LWN last looked at bcache almost two years ago. Since then, the project has been relatively quiet, but development has continued. With the current v13 patch set, bcache creator Kent Overstreet says:

The idea behind bcache is relatively straightforward: given an SSD and one or more storage devices, bcache will interpose the SSD between the kernel and those devices, using the SSD to speed I/O operations to and from the underlying "backing store" devices. If a read request can be satisfied from the SSD, the backing store need not be involved at all. Depending on its configuration, bcache can also buffer write operations; in this mode, it serves as a sort of extended I/O scheduler, reordering operations so that they can be sent to the backing device in a more seek-friendly manner. Once one gets into the details, though, the problem starts to become more complex than one might imagine.

Consider the buffering and reordering of write operations, for example. Some users may be uncomfortable with anything that delays the arrival of data on the backing device; for such situations, bcache can be run in a write-through caching mode. When write-through behavior is selected, no write operation is considered to be complete until it has made it to the backing device. Clearly, in this case, the SSD cache is not going to improve write performance at all, though it may still improve performance overall if that data is read while it remains in the cache.

If, instead, writeback caching is enabled, bcache will mark the completion of writes once they make it to the SSD. It can then flush those dirty blocks out to the backing device at its leisure. Writeback caching can allow the system to coalesce multiple writes to the same blocks and to achieve better on-disk locality when the writes are eventually flushed out; both of those should improve performance. Obviously, writeback caching also carries the risk of losing data if the system is struck by a meteorite before the writeback operation is complete. Bcache includes a fair amount of code meant to address this concern; the SSD contains an index as well as the cached data, so dirty blocks can be located and written back after the system comes back up. Providing meteorite-proof drives is beyond the scope of the bcache patch set, though.

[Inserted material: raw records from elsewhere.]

DEV u32 sadd(u32 a, u32 b) { return UI(__builtin_elementwise_add_sat(S2(a), S2(b))); }
DEV u32 ssub(u32 a, u32 b) { return UI(__builtin_elementwise_sub_sat(S2(a), S2(b))); }
DEV u32 pmax(u32 a, u32 b) { return UI(__builtin_elementwise_max(S2(a), S2(b))); }
// ... 911 lines not shown
              u32 cv = vin((u32) (uint16_t) P.hleft[ii < 0 ? 0 : ii]);
              if (TOPPAD && L == 0 && xs < pad) cv = vin((u32) (uint16_t) (((xs == pad - 1) ? 0 : -P.top_open) + (xs - pad - 1) * tl));
              tbL[64 + tid] = cv;
            }
        }
      else if (L == 0)
        {
#pragma unroll
          for (int cc = 0; cc < 17; ++cc)
            {
              int c = c0 - 1 + cc;
              if (c > jj) c = jj;
              const u32 corner = (u32) (uint16_t) (((TOPPAD && pad > 0) ? -P.top_open : 0) - (pad + 2) * tl);
              tbL[(cc + 1) * 64 + tid] = (c < 0) ? vin(corner) : vin((u32) (uint16_t) (P.htop[c] - pad * tl));
            }
        }
      else
        {
          const int Lp = L - 1;
          const int sp = Lp >> 4, lp = Lp & 15;
          stage_top(rowck + (size_t) VSX_CK_SLOT(CK8, g, lp) * (CK8 ? 3 : 4), VSX_ROWCK_PAIR_DW(CK8), (long) ((size_t) sp * steps) + (long) (c0 - 1 + lp),
                    (long) (rowsteps >> 1) - 1);
          if (c0 == 0) tbL[64 + tid] = vin((u32) (uint16_t) P.hleft[i0 - 1]);
        }
      stage_symbols(c0);

      u32 hp[RT], ee[RT], qa[RT];
      const u32 qrq_i = pen_pk(P.qrq_i_pk);
      const u32 rq_i = pen_pk(P.rq_i_pk);
      const bool lastrow_here = lastpos && (!MID || hh == 1);
      const u32 qrq_last = lastrow_here ? pen_pk(P.qrq_r_pk) : qrq_i;
      const u32 rq_last = lastrow_here ? pen_pk(P.rq_r_pk) : rq_i;
      if (m == 0)
        {
#pragma unroll
          for (int x = 0; x < RT; ++x)
            {
              int ii = i0 + r0h + x; if (ii > Q - 1) ii = Q - 1;
              if (ii < 0) ii = 0;
              const u32 hl = vin((u32) (uint16_t) P.hleft[ii]);
              hp[x] = hl;
              ee[x] = A::sub(hl, (ii < Q - 1) ? qrq_i : pen_pk(P.qrq_r_pk));
            }
          if (TOPPAD && L == 0 && pad > 0)
            {
#pragma unroll
              for (int x = 0; x < RT; ++x)
                if (r0h + x < pad)
                  {
                    const int xs = r0h + x;
                    const int sh = (xs - pad - 1) * tl;
                    hp[x] = vin((u32) (uint16_t) (((xs == pad - 1) ? 0 : -P.top_open) + sh));
                    ee[x] = A::sub(vin((u32) (uint16_t) (-P.top_open - P.top_step + sh)), qrq_i);
                  }
            }
        }
      else
        {
          if (CK8)
            {
              constexpr int NBQ = MID ? VSX_COLCK_NBH(RT) : VSX_COLCK_NB(R, true);
              Quad fq[NBQ];
              if (MID)
                {
                  const u32 * cb = colck + ((size_t) s * nblk + (size_t) (m - 1)) * COL_DW + VSX_COLCK_CDW(VSX_COLCK_NB(R, true), VSX_CK_SLOT(true, g, l), 0)
                                   + (size_t) (hh * NBQ) * (4 * VSX_COLCK_CG);
#pragma unroll
                  for (int b = 0; b < NBQ; ++b) fq[b] = *reinterpret_cast<const Quad *>(cb + (size_t) b * (4 * VSX_COLCK_CG));
                }
              else
                {
                  const u32 * cb = colck + ((size_t) s * nblk + (size_t) (m - 1)) * COL_DW + VSX_COLCK_CDW(VSX_COLCK_NB(R, true), VSX_CK_SLOT(true, g, l), 0);
#pragma unroll
                  for (int b = 0; b < NBQ; ++b) fq[b] = *reinterpret_cast<const Quad *>(cb + (size_t) b * (4 * VSX_COLCK_CG));
                }
              auto flat = [&](int z) -> u32 {
                const Quad & qd = fq[z >> 2];
                return (z & 3) == 0 ? qd.x : (z & 3) == 1 ? qd.y : (z & 3) == 2 ? qd.z : qd.w;
              };
#pragma unroll
              for (int x = 0; x < RT; ++x)
                {
                  const u32 h = half_lo(flat(x), hi) & 0xffffu;
                  const u32 dd = flat(RT + (x >> 1)) >> (8 * ((x & 1) * 2 + (hi ? 1 : 0)));
                  hp[x] = h;
                  ee[x] = h - (u32) (int) (int8_t) (dd & 0xffu);
                }
            }
          else if (R % 2 == 0)
            {
              const u32 * cb = colck + ((size_t) s * nblk + (size_t) (m - 1)) * COL_DW + VSX_COLCK_DW(R, g * 16 + l, 0);
              constexpr int NBQ = (2 * R) / 4 ? (2 * R) / 4 : 1;
              Quad fq[NBQ];
#pragma unroll
              for (int b = 0; b < NBQ; ++b) fq[b] = *reinterpret_cast<const Quad *>(cb + (size_t) b * (4 * VSX_COLCK_G));
              auto flat = [&](int z) -> u32 {
                const Quad & qd = fq[z >> 2];
                return (z & 3) == 0 ? qd.x : (z & 3) == 1 ? qd.y : (z & 3) == 2 ? qd.z : qd.w;
              };
#pragma unroll
              for (int x = 0; x < R; ++x) { hp[x] = inck(half_lo(flat(x), hi)); ee[x] = inck(half_lo(flat(R + x), hi)); }
            }
          else
            {
#pragma unroll
              for (int x = 0; x < R; ++x)
                {
                  hp[x] = inck(half_lo(colck_at(s, m - 1, g * 16 + l, x), hi));
                  ee[x] = inck(half_lo(colck_at(s, m - 1, g * 16 + l, R + x), hi));
                }
            }
        }
      {
        u32 w[(RT + 3) / 4];
#pragma unroll
        for (int e = 0; e < (RT + 3) / 4; ++e) w[e] = *reinterpret_cast<const u32_unaligned *>(q + i0 + r0h + 4 * e);
#pragma unroll
        for (int x = 0; x < RT; ++x)
          qa[x] = (w[x >> 2] >> (8 * (x & 3))) & 15u;
        if (TOPPAD && L == 0)
          {
#pragma unroll
            for (int x = 0; x < RT; ++x)
              if (r0h + x < pad) qa[x] = 16u;
          }
      }
      u32 diag = tbL[64 + tid] & 0xffffu;

      const bool tile_int = CK8 && RT > 1 && RT <= 16 && !__any(busy && (c0 + cmax >= D - 1));
      const bool top_is_border = (L == 0) && (hh == 0);
      for (int cc = 0; cc <= cmax; ++cc)
        {
          const int c = c0 + cc;
          const u32 qrt = (c < D - 1) ? qrt_i16 : qrt_r16;
          const u32 rt = (c < D - 1) ? rt_i16 : rt_r16;
          const u32 tbv = tbL[(cc + 2) * 64 + tid];
          const u32 topH = tbv & 0xffffu;
          u32 F = top_is_border ? A::sub(topH, qrt) : (tbv >> 16);
          const u32 b16 = (((u32) symL[(cc >> 1) * 64 + tid] >> (4 * (cc & 1))) & 15u) * 32u;
          u32 Hd = diag;
          u32 acc = 0;
          auto row = [&](int x, auto int_tag) __attribute__((always_inline)) {
            constexpr bool INT = decltype(int_tag)::value;
            const u32 V = A::score((int16_t) Ssh[b16 + qa[x]]);
            const u32 h0 = A::add(Hd, V);
            const u32 dU = A::dif(h0, F);
            const u32 h1 = A::max(h0, F);
            const u32 dL = A::dif(h1, ee[x]);
            const u32 h2 = A::max(h1, ee[x]);
            Hd = hp[x];
            hp[x] = h2;
            const bool plain = INT && x < RT - 1;
            const u32 qrq = (x == RT - 1) ? qrq_last : qrq_i;
            const u32 rq = (x == RT - 1) ? rq_last : rq_i;
            const u32 hf = A::sub(h2, qrt);
            const u32 f = INT ? F : A::sub(F, rt);
            const u32 dEU = A::dif(hf, f);
            F = A::max(f, hf);
            const u32 he = plain ? hf : A::sub(h2, qrq);
            const u32 e = plain ? ee[x] : A::sub(ee[x], rq);
            const u32 dEL = A::dif(he, e);
            ee[x] = A::max(e, he);
            acc = A::fun(A::fun(A::fun(A::fun(acc, dU), dL), dEU), dEL);
          };
          if (one_row)
            {
              row(0, std::false_type {});
              bitsL[(cc * ND) * 64 + tid] = (uint16_t) A::one_row_word(acc);
            }
          else
            {
#pragma unroll
              for (int x4 = 0; x4 < RT; x4 += 4)
                if (x4 <= rmax)
                  {
                    if (tile_int)
                      {
#pragma unroll
                        for (int y = 0; y < 4; ++y)
                          if (x4 + y < RT) row(x4 + y, std::true_type {});
                      }
                    else
                      {
#pragma unroll
                        for (int y = 0; y < 4; ++y)
                          if (x4 + y < RT) row(x4 + y, std::false_type {});
                      }
                    bitsL[(cc * ND + (x4 >> 2)) * 64 + tid] = (uint16_t) acc;
                  }
            }
          diag = topH;
        }

      if (busy)
        {
          while (r >= r0h && j >= c0 && (!TOPPAD || i >= 0))
            {
              const int cw = j - c0;
              const int rv = r - r0h;
              const u32 w = bitsL[(cw * ND + (rv >> 2)) * 64 + tid];
              int rid = RT - 4 * (rv >> 2);
              if (rid > 4) rid = 4;
              const u32 bts = A::nibble(w, rid, rv & 3);
              ++al;
              if (op == 1 && (bts & A::EXT_LEFT)) { --j; push(1); }
              else if (op == 2 && (bts & A::EXT_UP)) { --i; --r; push(2); }
              else if (bts & A::LEFT) { if (op != 1) ++ga; --j; push(1); }
              else if (bts & A::UP) { if (op != 2) ++ga; --i; --r; push(2); }
              else { --i; --r; --j; push(0); }
#if VSX_TB_STATS
              atomicAdd(&vsx_tb_stats_dev[3], 1ull);
#endif
            }
          if (r < 0 && L > 0) { --L; r = (L == 0 ? rtop0 : R) - 1; }
        }
    }
#if VSX_TB_STATS
  if (valid) atomicAdd(&vsx_tb_stats_dev[5], 1ull);
#endif
  if (!valid) return;

  VsxPairOut o;
  o.pad = 0; o.nruns = 0; o.run_off = 0;
  if (so.overflow)
    {
      o.score = 32767; o.aligned = 0; o.matches = 0; o.mismatches = 0; o.gaps = 0;
      out[pair_ids[k]] = o;
      rank_note(FL, pair_ids[k], 0u, 32767, 0.0);
      return;
    }
  if (i >= 0) { al += (u32) (i + 1); if (op != 2) ++ga; push_n(2, (u32) (i + 1)); }
  if (j >= 0) { al += (u32) (j + 1); if (op != 1) ++ga; push_n(1, (u32) (j + 1)); }
  if (op >= 0) my[nruns++] = (runlen << 2) | (u32) op;

  u32 ma = 0, mi = 0;
  {
    int qi = Q - 1, tj = D - 1;
    for (u32 x = 0; x < nruns; ++x)
      {
        const u32 w = my[x];
        const int len = (int) (w >> 2);
        const u32 o2 = w & 3u;
        if (o2 == 0)
          {
            for (int b = 0; b < len; b += 8)
              {
                const int rem = (len - b < 8) ? len - b : 8;
                const unsigned long long aw = *reinterpret_cast<const u64_unaligned *>(q + (qi - b - 7));
                const unsigned long long cw = *reinterpret_cast<const u64_unaligned *>(d + (tj - b - 7));
                const unsigned long long ones = 0x0101010101010101ull;
                const unsigned long long x = aw & cw;
                unsigned long long t = (x | (x >> 1) | (x >> 2) | (x >> 3)) & ones;
                if (P.n_mismatch)
                  {
                    const unsigned long long a15 = aw & (aw >> 1) & (aw >> 2) & (aw >> 3);
                    const unsigned long long c15 = cw & (cw >> 1) & (cw >> 2) & (cw >> 3);
                    t &= ~(a15 | c15);
                  }
                t &= ~0ull << (8 * (8 - rem));
                const u32 m8 = (u32) __builtin_popcountll(t);
                ma += m8;
                mi += (u32) rem - m8;
              }
            qi -= len; tj -= len;
          }
        else if (o2 == 1) tj -= len;
        else qi -= len;
      }
  }

  u32 verdict = 0;
  double idv = 0.0;
  if (FL.enabled && nruns > 0) verdict = accept_verdict(FL, Q, D, (int) al, (int) ma, (int) mi, (int) ga, my[nruns - 1], my[0], &idv);
  if (verdict == 3u) nruns = 0;
  rank_note(FL, pair_ids[k], verdict, (int) so.score, idv);

  const unsigned long long base = atomicAdd(cursor, (unsigned long long) nruns);
  if (base + nruns <= runs_capacity)
    for (u32 x = 0; x < nruns; ++x) runs[base + x] = my[x];

  o.score = so.score;
  o.aligned = (uint16_t) al; o.matches = (uint16_t) ma; o.mismatches = (uint16_t) mi; o.gaps = (uint16_t) ga;
  o.pad = (uint16_t) verdict;
  o.nruns = nruns;
  o.run_off = base;
  out[pair_ids[k]] = o;
}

Of course, maintaining this index on the SSD has some performance costs of its own, especially since bcache takes pains to only write full erase blocks at a time. One write operation from the kernel can turn into several operations at the SSD level to ensure that the on-SSD data structures are consistent at all times. To mitigate this cost, bcache provides an optional journaling layer that can speed up operations at the SSD level.

Another interesting problem that comes with writeback caching is the implementation of barrier operations. Filesystems use barriers (implemented as synchronous "force to media" operations in contemporary kernels) to ensure that the on-disk filesystem structure is consistent at all times. If bcache does not recognize and implement those barriers, it runs the risk of wrecking the filesystem's careful ordering of operations and corrupting things on the backing device. Unfortunately, bcache does indeed lack such support at the moment, leading to a strong recommendation to mount filesystems with barriers disabled for now.

Multi-layer solutions like bcache must face another hazard: what happens if somebody accesses the underlying backing device directly, routing around bcache? Such access could result in filesystem corruption. Bcache handles this possibility by requiring exclusive access to the backing device. That device is formatted with a special marker, and its leading blocks are hidden when accessing the device by way of bcache. Thus, the beginning of the device under bcache is not the same as the beginning when the device is accessed directly. That means that a filesystem created through bcache will not be recognized by the filesystem code if an attempt is made to mount the backing device directly. Simple attempts to shoot one's own feet should be defeated by this mechanism; as always, there is little point in doing more to protect those who are really determined to injure themselves.

There seems to be a reasonable level of consensus that bcache would be a useful functionality to add to the kernel. There are some obstacles to overcome before this code can be merged, though. One of those is that bcache adds its own management interface involving a set of dedicated tools and a complex sysfs structure. There is resistance to adding another API for block device management, so Kent has been encouraged to integrate bcache into the device mapper code. Nobody seems to be working on that project at the moment, but Dan Williams has posted a set of patches integrating bcache into the MD RAID layer. With these patches, a simple command is sufficient to set up an array with SSD caching added on top. Once that code gets into shape, presumably the user-space interface concerns will be somewhat lessened.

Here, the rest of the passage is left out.